Après avoir repris sa course vers
l’est, Persée survole l’Ethiopie. Soudain, depuis les hauteurs du ciel, il
assiste à une scène qui lui est intolérable : une jeune fille, attachée par de
lourdes chaînes à un rocher, est offerte en pâture à un monstre. Il s’agit
d’une princesse, Andromède.
Sa
mère, Cassiopée, avait eu le tort de se vanter d’être plus belle que les
Néréides. Ces divinités marines s’en étaient plaintes à Poséidon, lequel avait
envoyé le monstre dont nous avons parlé ravager le royaume de Céphée, le père
d’Andromède. Seul le sacrifice de sa jeune fille pourrait apaiser la colère du
dieu.
A peine Persée a-t-il vu Andromède
qu’il est amoureux d’elle ; il propose donc à ses parents le marché suivant :
il délivrera la princesse s’il reçoit sa main en récompense. Le marché conclu,
Persée s’acquitte courageusement de sa tâche, non en pétrifiant le monstre, ce
qui ne lui aurait procuré qu’une victoire peu glorieuse, mais en le terrassant
avec la serpe.
Cet épisode héroïco-épique semble
nous détourner de la problématique photographique ; une lecture attentive d’un
court extrait du texte d’Ovide nous persuadera qu’il n’en est rien.
Le poète explique, en effet, que,
pour mieux combattre le monstre, Persée a recours à la tactique suivante :
Soudain le jeune héros
frappe le sol de son pied
Pour monter droit aux
nues. Quand à la surface des eaux
Le monstre vit son
ombre, il se déchaîna sur cette ombre.[4]
Et pendant qu’il s’épuise vainement
contre une forme sans consistance, Persée le frappe par derrière et le
terrasse. Or, si l’ombre de Persée attire l’attention du monstre sur
l’accessoire, le mot umbra – qui
figure à deux reprises au vers 317 – pourrait bien attirer la nôtre sur
l’essentiel.
Il
signifie à la fois « ombre » et « reflet », ce qui est
aussi le cas de son équivalent grec, le mot skia.
Il n’existe donc pas de solution de continuité entre le premier épisode de la
fable, où la notion de reflet était dénotée, on s’en souvient, par le mot typos, et cet épisode-ci, qui trouve
très légitimement sa place dans la thématique générale.
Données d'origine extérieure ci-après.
#define FS_BLOCKS 32
__global__ __launch_bounds__(256) void flow_stats_kernel(const float* __restrict__ f, long HW, double* __restrict__ part) {
  __shared__ double sm[4];
  const int n = blockIdx.y;
  double s0 = 0, s1 = 0, q0 = 0, q1 = 0;
  for (long p = (long)blockIdx.x * 256 + threadIdx.x; p < HW; p += (long)gridDim.x * 256) {
    const float2 v = *reinterpret_cast<const float2*>(f + ((long)n * HW + p) * 2);
    s0 += v.x; s1 += v.y;
    q0 += (double)v.x * v.x; q1 += (double)v.y * v.y;
  }
  s0 = block_sum(s0, sm); s1 = block_sum(s1, sm); q0 = block_sum(q0, sm); q1 = block_sum(q1, sm);
  if (threadIdx.x == 0) {
// ... 2 lines not shown
  }
}
__global__ __launch_bounds__(256) void pack_gen_input_kernel(const float* __restrict__ img, const float* __restrict__ f,
                                                             const double* __restrict__ part, float* __restrict__ gin,
                                                             long HW) {
  __shared__ float st[4];
  const int n = blockIdx.y;
  if (threadIdx.x < 2) {
    double s = 0, q = 0;
    for (int b = 0; b < FS_BLOCKS; ++b) {
      s += part[((long)n * FS_BLOCKS + b) * 4 + threadIdx.x];
      q += part[((long)n * FS_BLOCKS + b) * 4 + 2 + threadIdx.x];
    }
    const double mean = s / (double)HW, var = q / (double)HW - mean * mean;
    st[threadIdx.x] = (float)mean;
    st[2 + threadIdx.x] = sqrtf((float)var);
  }
  __syncthreads();
  const float m0 = st[0], m1 = st[1], d0 = st[2], d1 = st[3];
  for (long p = (long)blockIdx.x * 256 + threadIdx.x; p < HW; p += (long)gridDim.x * 256) {
    const long q = (long)n * HW + p;
    const float2 v = *reinterpret_cast<const float2*>(f + q * 2);
    *reinterpret_cast<float4*>(gin + q * 8) = make_float4(img[q * 3], img[q * 3 + 1], img[q * 3 + 2], (v.x - m0) / d0);
    *reinterpret_cast<float4*>(gin + q * 8 + 4) = make_float4((v.y - m1) / d1, 0.f, 0.f, 0.f);
  }
}
int launch_gen_input(const float* img, const float* f, double* part, float* gin, int B, long HW, hipStream_t s) {
  hipLaunchKernelGGL(flow_stats_kernel, dim3(FS_BLOCKS, B), dim3(256), 0, s, f, HW, part);
  hipLaunchKernelGGL(pack_gen_input_kernel, dim3(grid_for(HW, 256), B), dim3(256), 0, s, img, f, part, gin, HW);
  UDET_HIP(hipGetLastError());
  return UDET_OK;
}
size_t flow_stats_doubles(int B) { return (size_t)B * FS_BLOCKS * 4; }
__global__ __launch_bounds__(256) void flow_normalize_kernel(const float* __restrict__ f, const double* __restrict__ part,
                                                             float* __restrict__ out, long HW) {
  __shared__ float st[4];
  const int n = blockIdx.y;
  if (threadIdx.x < 2) {
    double s = 0, q = 0;
    for (int b = 0; b < FS_BLOCKS; ++b) {
      s += part[((long)n * FS_BLOCKS + b) * 4 + threadIdx.x];
      q += part[((long)n * FS_BLOCKS + b) * 4 + 2 + threadIdx.x];
    }
    const double mean = s / (double)HW, var = q / (double)HW - mean * mean;
    st[threadIdx.x] = (float)mean;
    st[2 + threadIdx.x] = sqrtf((float)var);
  }
  __syncthreads();
  const float m0 = st[0], m1 = st[1], d0 = st[2], d1 = st[3];
  for (long p = (long)blockIdx.x * 256 + threadIdx.x; p < HW; p += (long)gridDim.x * 256) {
    const long q = (long)n * HW + p;
    const float2 v = *reinterpret_cast<const float2*>(f + q * 2);
    *reinterpret_cast<float2*>(out + q * 2) = make_float2((v.x - m0) / d0, (v.y - m1) / d1);
  }
}
int launch_flow_normalize(const float* f, double* part, float* out, int B, long HW, hipStream_t s) {
  hipLaunchKernelGGL(flow_stats_kernel, dim3(FS_BLOCKS, B), dim3(256), 0, s, f, HW, part);
  hipLaunchKernelGGL(flow_normalize_kernel, dim3(grid_for(HW, 256), B), dim3(256), 0, s, f, part, out, HW);
  UDET_HIP(hipGetLastError());
  return UDET_OK;
}

__global__ __launch_bounds__(256) void mask_rec_inputs_kernel(const float* __restrict__ logits ,
                                                              const float* __restrict__ f, float* __restrict__ mask,
                                                              float* __restrict__ fin, long P, int ncalls) {
  for (long q = (long)blockIdx.x * 256 + threadIdx.x; q < P; q += (long)gridDim.x * 256) {
// ... 37 lines not shown
__device__ __forceinline__ float charb(float e, float cbn) {
  const float s = e * e + 0.001f * 0.001f;
  return cbn == 0.5f ? sqrtf(s) : powf(s, cbn);
}
__device__ __forceinline__ float charb_d(float e, float cbn) {
  const float s = e * e + 0.001f * 0.001f;
  return cbn == 0.5f ? e / sqrtf(s) : cbn * powf(s, cbn - 1.f) * 2.f * e;
}
#define LS_BLOCKS 64
__global__ __launch_bounds__(256) void loss_sums_kernel(const float* __restrict__ f, const float* __restrict__ mask,
                                                        const float* __restrict__ pred , long HW, int B,
                                                        float cbn, float* __restrict__ part ) {
  __shared__ float sm[4];
  const int n = blockIdx.y;
  float R = 0, Rc = 0, Pp = 0, Dr = 0, Dc = 0;
  for (long p = (long)blockIdx.x * 256 + threadIdx.x; p < HW; p += (long)gridDim.x * 256) {
    const long q = (long)n * HW + p;
    const float2 fl = *reinterpret_cast<const float2*>(f + q * 2);
    const float2 a = *reinterpret_cast<const float2*>(pred + q * 2);
    const float2 b = *reinterpret_cast<const float2*>(pred + ((long)B * HW + q) * 2);
    const float2 c = *reinterpret_cast<const float2*>(pred + ((long)2 * B * HW + q) * 2);
    const float m = mask[q], cm = 1.f - m;
    const float pa = charb(fl.x - a.x, cbn) + charb(fl.y - a.y, cbn);
    const float pb = charb(fl.x - b.x, cbn) + charb(fl.y - b.y, cbn);
    const float pc = charb(fl.x - c.x, cbn) + charb(fl.y - c.y, cbn);
    R += pa * m; Rc += pb * cm; Pp += pc; Dr += pc * m; Dc += pc * cm;
  }
  R = block_sum(R, sm); Rc = block_sum(Rc, sm); Pp = block_sum(Pp, sm); Dr = block_sum(Dr, sm); Dc = block_sum(Dc, sm);
  if (threadIdx.x == 0) {
    float* o = part + ((long)n * LS_BLOCKS + blockIdx.x) * 5;
    o[0] = R; o[1] = Rc; o[2] = Pp; o[3] = Dr; o[4] = Dc;
  }
}
__global__ void loss_finish_kernel(const float* __restrict__ part, int B, float eps, float num_pixels,
                                   float* __restrict__ losses, float* __restrict__ coef, float* __restrict__ sums) {
  if (threadIdx.x != 0 || blockIdx.x != 0) return;
  float red = 0.f, redc = 0.f, rs = 0.f;
  for (int b = 0; b < B; ++b) {
    float v[5] = {0, 0, 0, 0, 0};
    for (int k = 0; k < LS_BLOCKS; ++k)
      for (int j = 0; j < 5; ++j) v[j] += part[((long)b * LS_BLOCKS + k) * 5 + j];
    const float D = v[3] + eps, Dc = v[4] + eps;
    red += 1.f - v[0] / D;
    redc += 1.f - v[1] / Dc;
    rs += v[0] + v[1] + v[2];
    coef[b * 4 + 0] = -1.f / (B * D);
    coef[b * 4 + 1] = v[0] / (B * D * D);
    coef[b * 4 + 2] = -1.f / (B * Dc);
    coef[b * 4 + 3] = v[1] / (B * Dc * Dc);
    for (int j = 0; j < 5; ++j) sums[b * 5 + j] = v[j];
    if (b == 0) { losses[4] = v[0]; losses[5] = v[1]; losses[6] = D; losses[7] = Dc; }
  }
  red /= B; redc /= B;
  losses[0] = red + redc;
  losses[1] = rs / num_pixels;
  losses[2] = red;
  losses[3] = redc;
}
int launch_losses(const float* f, const float* mask, const float* pred, long HW, int B, float cbn, float eps,
                  float num_pixels, float* part, float* losses, float* coef, float* sums, hipStream_t s) {
  hipLaunchKernelGGL(loss_sums_kernel, dim3(LS_BLOCKS, B), dim3(256), 0, s, f, mask, pred, HW, B, cbn, part);
  hipLaunchKernelGGL(loss_finish_kernel, dim3(1), dim3(64), 0, s, part, B, eps, num_pixels, losses, coef, sums);
  UDET_HIP(hipGetLastError());
  return UDET_OK;
}
size_t loss_part_floats(int B) { return (size_t)B * LS_BLOCKS * 5; }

Mais cette thématique
s’enrichit d’apports nouveaux.
L’ombre de Persée, que la lumière
dessine à la surface des flots, est à proprement parler une skiagraphia, un dessin, une peinture
d’ombre, caractérisés par « une juste distribution d’ombre et de
lumière », selon la définition du dictionnaire grec-français d’Anatole
Bailly[5].
C’est dire que nous avons ici affaire à une image qui, à la différence de celle
que l’on voit sur l’écran d’un théâtre d’ombres[6],
n’est pas d’un noir uniforme : elle présente, au contraire, une grande variété
de nuances, qui vont du noir à proprement parler au gris le plus clair, celui
qui ne se distingue du blanc pur que par une infime nuance. Voilà bien qui
correspond aux canons de la photographie argentique traditionnelle, à ceux de
la tradition humaniste, en vertu desquels doivent se déployer, entre le blanc
pur – qui n’apparaîtra que dans la marge – et le noir – que l’on s’interdira de
saturer – toute la gamme des gris.
Si la skiagraphia, en tant qu’objet visuel, rappelle l’image
photographique, le procédé selon lequel cet objet visuel est produit rappelle,
quant à lui, le procédé de production de l’image photographique. Ceci peut tout
d’abord se vérifier dans le cas d’un tirage gélatino-argentique : la lumière de
l’agrandisseur traverse le film inséré dans le passe-vue avant d’atteindre le
support de papier sur lequel elle apparaît, après révélation dans un bain
chimique. De même, le soleil brûlant d’Ethiopie frappe Persée dont l’image est
révélée au monstre à la surface des flots. La skia-graphie est donc aussi photo-graphie.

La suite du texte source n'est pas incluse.